Attorneys and providers testifying at the hearing asked legislators to distinguish technical paperwork errors from health-and-safety violations and to give operators an opportunity to correct low-risk deficiencies before formal enforcement. Heather Dukes, who said she represents behavioral-health and sober-living operators, told the Senate committee that ADHS sometimes bypasses corrective-plan steps and sends operators directly to enforcement or administrative hearings. "We want to enact a statute... which distinguishes between technical violations... versus critical violations that rise to the level of jeopardizing the health, safety, and welfare of residents," she said.
A public commenter, Reva Stewart (Bear Clan, Diné), described organized recruitment and patient brokering that targets vulnerable people via social media and alleged trafficking into unsafe placements since at least 2019. "This recruitment is happening in plain sight," Stewart said, and urged audits of Medicaid billing, investigations into social-media recruitment and enforceable oversight rather than symbolic penalties.
Agency responses: Tiffany Slater, Deputy Assistant Director, Division of Licensing at ADHS, told legislators complaint volumes have diverted staff from annual compliance inspections and described recent tools that increase enforcement authority for sober-living operations.
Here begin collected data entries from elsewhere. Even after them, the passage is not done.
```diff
diff --git a/include/gw_amd.h b/include/gw_amd.h
--- a/include/gw_amd.h
+++ b/include/gw_amd.h
@@ -147,6 +147,8 @@
                            float* zero_rows , void* stream);
 
 int gw_node_update_row_split_groups(int64_t n_rows);
+
+int gw_edge_stream_workgroups_per_cu(int n_proj);
 
 int gw_node_update_head_forward(int64_t n_rows, int32_t rows_per_batch, const gw_operand* x, const gw_operand* agg,
                                 const gw_mlp_weights* w, const gw_mlp_weights* head, const gw_operand* residual ,
```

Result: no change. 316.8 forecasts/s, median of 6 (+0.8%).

Slater said the licensing-management system upgrade helps flag problematic licensing histories, but cautioned that fingerprinting may not preemptively catch all bad actors if no prior criminal history exists.
Committee concerns and requests: Members pressed for concrete examples of technical violations and for a member list of examples from Dukes; they asked ADHS and Access for more timely data on unlicensed locations, clarification on why so many operators remain unlicensed and documentation on how enforcement decisions and inspections were scheduled and recorded. The committee requested a list of technical-violation examples and follow-up materials from ADHS.